█ Si les « mauviettes » sont si difficiles à déceler et que vous n’êtes pas certain de leur existence, comment vous y prenez‑vous pour les déceler?
░ Eh bien, il est vrai que, jusqu’à maintenant, aucun détecteur n’a pu déceler de particules de matière noire, du moins hors de tout doute. Toutefois, du point de vue de l’expérimentateur, si ces particules existent, elles devraient parfois manifester leur présence dans des conditions d’observation attentive très précises. Tout détecteur que nous concevons produira des hypothèses à leur sujet, entre autres, sur leur masse présumée. Jusqu’à maintenant, presque tous les détecteurs recherchaient des « mauviettes » dans des intervalles de masse correspondant à des multiples de la masse d’un proton. Nous avons maintenant éliminé ces intervalles; je travaille à des expériences qui portent sur des intervalles beaucoup plus faibles.
█ Est-ce plus difficile de déceler les « mauviettes » si leur masse est plus faible?
░ Oui, en quelque sorte.
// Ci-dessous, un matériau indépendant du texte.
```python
class NodeStat(C.Structure):
    _fields_ = [("within_sum", C.c_uint64), ("within_min", C.c_uint32), ("within_min_idx", C.c_uint32),
                ("outside_max", C.c_uint32), ("outside_max_idx", C.c_uint32)]
# ... 67 lines not shown
        "hg_copy_d2h": (C.c_int, [vp, vp, vp, sz]),
        "hg_sketch_params_default": (None, [C.POINTER(SketchParams)]),
        "hg_kmer_hash_sample": (C.c_int, [vp, vp, sz, C.c_uint32, C.c_uint64, C.c_uint64, C.c_int,
                                          C.c_uint32, vp, sz, C.POINTER(sz)]),
        "hg_kmer_hash_sample_min_count": (C.c_int, [vp, vp, sz, C.c_uint32, C.c_uint64, C.c_uint64, C.c_int,
                                                    C.c_uint32, C.c_uint32, vp, sz, C.POINTER(sz)]),
        "hg_hv_encode": (C.c_int, [vp, vp, sz, C.c_uint32, C.c_uint32, vp, C.POINTER(C.c_int32)]),
        "hg_sketch_batch_dev": (C.c_int, [vp, vp, vp, vp, sz, C.POINTER(SketchParams), vp, vp, vp]),
        "hg_sketch_batch": (C.c_int, [vp, C.POINTER(vp), C.POINTER(sz), sz, C.POINTER(SketchParams),
                                      vp, vp, vp]),
        "hg_dist_full": (C.c_int, [vp, vp, vp, sz, vp, vp, sz, C.c_uint32, C.c_uint32, vp]),
        "hg_dist_full_dev": (C.c_int, [vp, vp, vp, sz, vp, vp, sz, C.c_uint32, C.c_uint32, vp]),
        "hg_ani_pairs_dev": (C.c_int, [vp, vp, vp, sz, vp, vp, sz, C.c_uint32, C.c_uint32, vp, sz, C.c_uint32, vp, vp]),
        "hg_ani_pairs": (C.c_int, [vp, vp, vp, sz, vp, vp, sz, C.c_uint32, C.c_uint32, vp, sz, C.c_uint32, vp, vp]),
        "hg_dist": (C.c_int, [vp, vp, vp, sz, vp, vp, sz, C.c_uint32, C.c_uint32, C.c_int, C.c_float,
                              vp, sz, C.POINTER(sz)]),
        "hg_dist_dev": (C.c_int, [vp, vp, vp, sz, vp, vp, sz, C.c_uint32, C.c_uint32, C.c_int,
                                  C.c_float, vp, sz, C.POINTER(sz)]),
        "hg_sort_ani_hits": (None, [vp, sz, sz, C.c_int]),
        "hg_hv_quant_bits": (C.c_uint32, [vp, C.c_uint32]),
        "hg_hv_pack": (C.c_int, [vp, C.c_uint32, C.c_uint32, vp]),
        "hg_hv_packed_bytes": (sz, [C.c_uint32, C.c_uint32]),
        "hg_hv_unpack": (C.c_int, [vp, C.c_uint32, C.c_uint32, vp]),
        "hg_sketch_file_write": (C.c_int, [C.c_char_p, C.POINTER(FileSketch), sz]),
        "hg_sketch_file_read": (C.c_int, [C.c_char_p, C.POINTER(vp)]),
        "hg_sketch_file_count": (sz, [vp]),
        "hg_sketch_file_get": (C.POINTER(FileSketch), [vp, sz]),
        "hg_sketch_file_free": (None, [vp]),
        "hg_read_merge_seq": (C.c_int, [C.c_char_p, C.POINTER(vp), C.POINTER(sz)]),
        "hg_read_merge_seq_into": (C.c_int, [C.c_char_p, C.POINTER(vp), C.POINTER(sz), C.POINTER(sz)]),
        "hg_read_fastx_into": (C.c_int, [C.c_char_p, C.c_uint32, C.POINTER(vp), C.POINTER(sz), C.POINTER(sz)]),
        "hg_ctx_set_debug": (C.c_int, [vp, C.c_char_p, C.c_char_p]),
        "hg_free": (None, [vp]),
        "hg_read_fastx_pinned": (C.c_int, [C.c_char_p, C.c_uint32, C.POINTER(vp), C.POINTER(sz), C.POINTER(sz)]),
        "hg_pinned_free": (None, [vp]),
        "hg_device_numa_node": (C.c_int, [C.c_int]),
        "hg_bind_thread_to_numa_node": (C.c_int, [C.c_int, C.c_uint]),
        "hg_dist_tile_order": (C.c_int, [C.c_uint32, C.c_uint32, C.c_uint32, C.c_uint32, C.c_int, C.c_int, C.c_uint64, C.c_uint64,
                                         C.c_void_p, C.c_size_t, C.POINTER(C.c_size_t)]),
        "hg_sketch_stream_open": (C.c_int, [C.POINTER(C.c_int), C.c_int, C.POINTER(SketchParams), C.POINTER(vp)]),
        "hg_sketch_stream_push": (C.c_int, [vp, vp, sz, C.c_uint64]),
        "hg_sketch_stream_pop": (C.c_int, [vp, C.POINTER(C.c_uint64), vp, C.POINTER(C.c_int32), C.POINTER(C.c_uint32),
                                           C.POINTER(C.c_int)]),
        "hg_sketch_stream_push_packed": (C.c_int, [vp, vp, sz, C.c_uint64]),
        "hg_sketch_stream_try_push": (C.c_int, [vp, vp, sz, C.c_uint64, C.c_int]),
        "hg_sketch_stream_max_pending": (sz, [vp]),
        "hg_pack2_size": (sz, [sz]),
        "hg_pack2": (C.c_int, [vp, sz, C.c_uint32, vp]),
        "hg_unpack2_dev": (C.c_int, [vp, vp, sz, vp]),
        "hg_sketch_batch_dev_packed": (C.c_int, [vp, vp, vp, vp, sz, C.POINTER(SketchParams), vp, vp, vp]),
        "hg_pack2_batch_dev": (C.c_int, [vp, vp, vp, vp, sz, C.c_uint32, vp, vp]),
        "hg_pack2_dev": (C.c_int, [vp, vp, sz, C.c_uint32, vp]),
        "hg_dist_ops_row_bytes": (sz, [C.c_uint32]),
        "hg_dist_ops_meta_bytes": (sz, []),
        "hg_dist_ops_padded_rows": (sz, [sz]),
        "hg_dist_prep_ops_dev": (C.c_int, [vp, vp, sz, C.c_uint32, vp, vp, vp]),
        "hg_dist_block_ops_dev": (C.c_int, [vp, vp, vp, vp, sz, sz, vp, vp, sz, vp, vp, sz, sz, C.c_uint32, C.c_uint32, C.c_int,
                                            C.c_float, vp, sz, C.POINTER(sz)]),
        "hg_pack2s_size": (sz, [sz, sz]),
        "hg_pack2s": (C.c_int, [vp, sz, C.c_uint32, vp, sz, C.POINTER(sz)]),
        "hg_sketch_stream_push_packed_sparse": (C.c_int, [vp, vp, sz, sz, C.c_uint64]),
        "hg_sketch_stream_finish": (C.c_int, [vp]),
        "hg_sketch_stream_last_error": (C.c_char_p, [vp]),
        "hg_sketch_stream_close": (None, [vp]),
        "hg_sketch_stream_stats": (C.c_int, [vp, C.c_int, C.POINTER(C.c_double)]),
        "hg_ctx_last_dist_path": (C.c_int, [vp]),
        "hg_ctx_set_ani_metric": (C.c_int, [vp, C.c_int]),
# ... 1257 lines not shown
```

### hyper-gen_amd/csrc/hg_api_sketch.hip

```cpp
#include <algorithm>
#include <atomic>
#include <cctype>
#include <chrono>
#include <cstdio>
#include <cstring>
#include <functional>
#include <memory>
#include <sched.h>
#include <string>
#include <thread>
#include <vector>

#include "hg_host.h"
#include "hg_hostfed_layout.h"

#include "hg_sketch.h"

static hg_status sketch_batch_dev_impl(hg_ctx *c, const uint8_t *d_seq, const uint64_t *offsets, const uint64_t *lens, size_t n,
                                       const hg_sketch_params *p, int16_t *d_hv, int32_t *d_norm2, uint32_t *d_nhash, bool packed,
                                       const uint64_t *mask_offs = nullptr) {
  if (!c) return HG_ERR_INVALID;
  hg_status s = hg_check_sketch_params(c, p);
  if (s != HG_OK) return s;
  if (n == 0) return HG_OK;
// ... 51 lines not shown
  if (((uintptr_t)d_seq & 3) || ((uintptr_t)d_blob & 15)) return hg_fail(c, HG_ERR_INVALID, "hg_pack2_dev: d_seq must be 4-byte, d_blob 16-byte aligned");
  const uint64_t zero = 0, len = n_bps;
  return hg_pack2_batch_dev(c, d_seq, &zero, &len, 1, norm_mode, d_blob, &zero);
}

extern "C" int hg_device_numa_node(int device_id) {
  char bus[64] = {0};
  if (hipDeviceGetPCIBusId(bus, (int)sizeof bus, device_id) != hipSuccess) return -1;
  for (char *q = bus; *q; ++q) *q = (char)std::tolower((unsigned char)*q);
  const std::string path = std::string("/sys/bus/pci/devices/") + bus + "/numa_node";
  FILE *f = std::fopen(path.c_str(), "r");
  if (!f) return -1;
  int node = -1;
  if (std::fscanf(f, "%d", &node) != 1) node = -1;
  std::fclose(f);
  return node;
}

namespace {
bool grow_pinned(uint8_t *&buf, size_t &cap, size_t need, size_t keep, void *) {
  if (need <= cap) return true;
  const size_t want = ((need + need / 8) + ((size_t)1 << 20) - 1) & ~(((size_t)1 << 20) - 1);
  void *nb = nullptr;
  if (hipHostMalloc(&nb, want, hipHostMallocPortable) != hipSuccess || !nb) return false;
  if (buf && keep) std::memcpy(nb, buf, std::min(keep, cap));
  if (buf) (void)hipHostFree(buf);
  buf = static_cast<uint8_t *>(nb), cap = want;
  return true;
}
}

extern "C" hg_status hg_read_fastx_pinned(const char *path, uint32_t mode, uint8_t **buf, size_t *cap, size_t *n_bps) {
  return hg_read_fastx_impl(path, mode, buf, cap, n_bps, grow_pinned, nullptr);
}

extern "C" void hg_pinned_free(void *p) {
  if (p) (void)hipHostFree(p);
}

static unsigned host_threads() {
  unsigned n = std::thread::hardware_concurrency();
  cpu_set_t set;
  if (sched_getaffinity(0, sizeof set, &set) == 0) n = std::min<unsigned>(n ? n : 1u, (unsigned)CPU_COUNT(&set));
  return std::max(1u, std::min(n, 16u));
}

static std::atomic<int> g_hostfed_calls{0};
namespace {
struct HostfedCall {
  int others;
  HostfedCall() : others(g_hostfed_calls.fetch_add(1)) {}
  ~HostfedCall() { g_hostfed_calls.fetch_sub(1); }
};
}
static bool host_pinned(const void *p) {
  hipPointerAttribute_t a;
  if (hipPointerGetAttributes(&a, p) != hipSuccess) {
    (void)hipGetLastError();
    return false;
  }
  return a.type == hipMemoryTypeHost;
}
namespace {
constexpr double HG_LINK_BYTES_PER_S = 50e9;
struct PackState {
  std::atomic<uint64_t> rate{0};
// ... 361 lines not shown
```

### hyper-gen_amd/csrc/hg_cli.cpp

```cpp
#include <fcntl.h>
#include <glob.h>
#include <sched.h>
#include <unistd.h>
#include <sys/stat.h>

#include <algorithm>
#include <atomic>
#include <bitset>
#include <cerrno>
#include <chrono>
#include <condition_variable>
#include <cstdarg>
#include <cstdio>
#include <cstdlib>
#include <cstring>
#include <ctime>
#include <deque>
#include <initializer_list>
#include <map>
#include <mutex>
#include <string>
#include <thread>
#include <utility>
#include <vector>
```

Les détecteurs proposés devront être excessivement sensibles et être protégés du rayonnement cosmique naturel et de la radioactivité, qui créeraient beaucoup trop de bruit de fond pour nous permettre de déceler une « mauviette ». Nous avons donc conçu des détecteurs très sensibles et nous avons les conditions de faible bruit parfaites dans le SNOLAB. Ce laboratoire est une salle blanche très profonde, aménagée à deux kilomètres sous la terre dans la mine de nickel Creighton de la compagnie Vale, à Sudbury.
█ Décrivez les détecteurs sur lesquels vous travaillez en ce moment.
░ Le premier est un détecteur cryogénique appelé SuperCDMS (Cryogenic Dark Matter Search). Il est constitué de germanium cristallin conservé à des températures avoisinant le zéro absolu. Dans cette substance à très basse température, toute particule de matière noire interagissant avec le germanium causera une très faible augmentation de la température dans le détecteur, qui sera décelée.
Le second détecteur se nomme NEWS (New Experiments With Spheres) et consiste en une grande sphère de cuivre contenant de l’hélium et des électrodes sensibles, positionnées de façon très précise, qui peuvent déceler les interactions entre les « mauviettes » et les noyaux des atomes gazeux.
█ La collaboration joue-t‑elle un rôle important dans tous vos travaux?
░ Les éléments réunis en vue de réaliser toutes ces expériences proviennent de différentes équipes d’un peu partout sur la planète – des États‑Unis, de la Grèce, de la France et, bien sûr, du Canada. Je voulais contribuer à l’établissement de liens entre des équipes de chercheurs de différents endroits dans le monde, et c’est l’une des raisons pour lesquelles j’ai accepté ce poste au Canada.
█ Quelle serait l’importance de la détection de la matière noire?
░ Chaque fois que nous pouvons observer un aspect de la réalité qui n’a jamais été vu auparavant, il est possible de révolutionner la physique des particules. La détection d’un nouveau type de matière, en particulier d’une forme de matière dont on pense qu’elle pourrait constituer 27 p. 100 de l’univers, serait certainement une grande découverte pour tout le monde.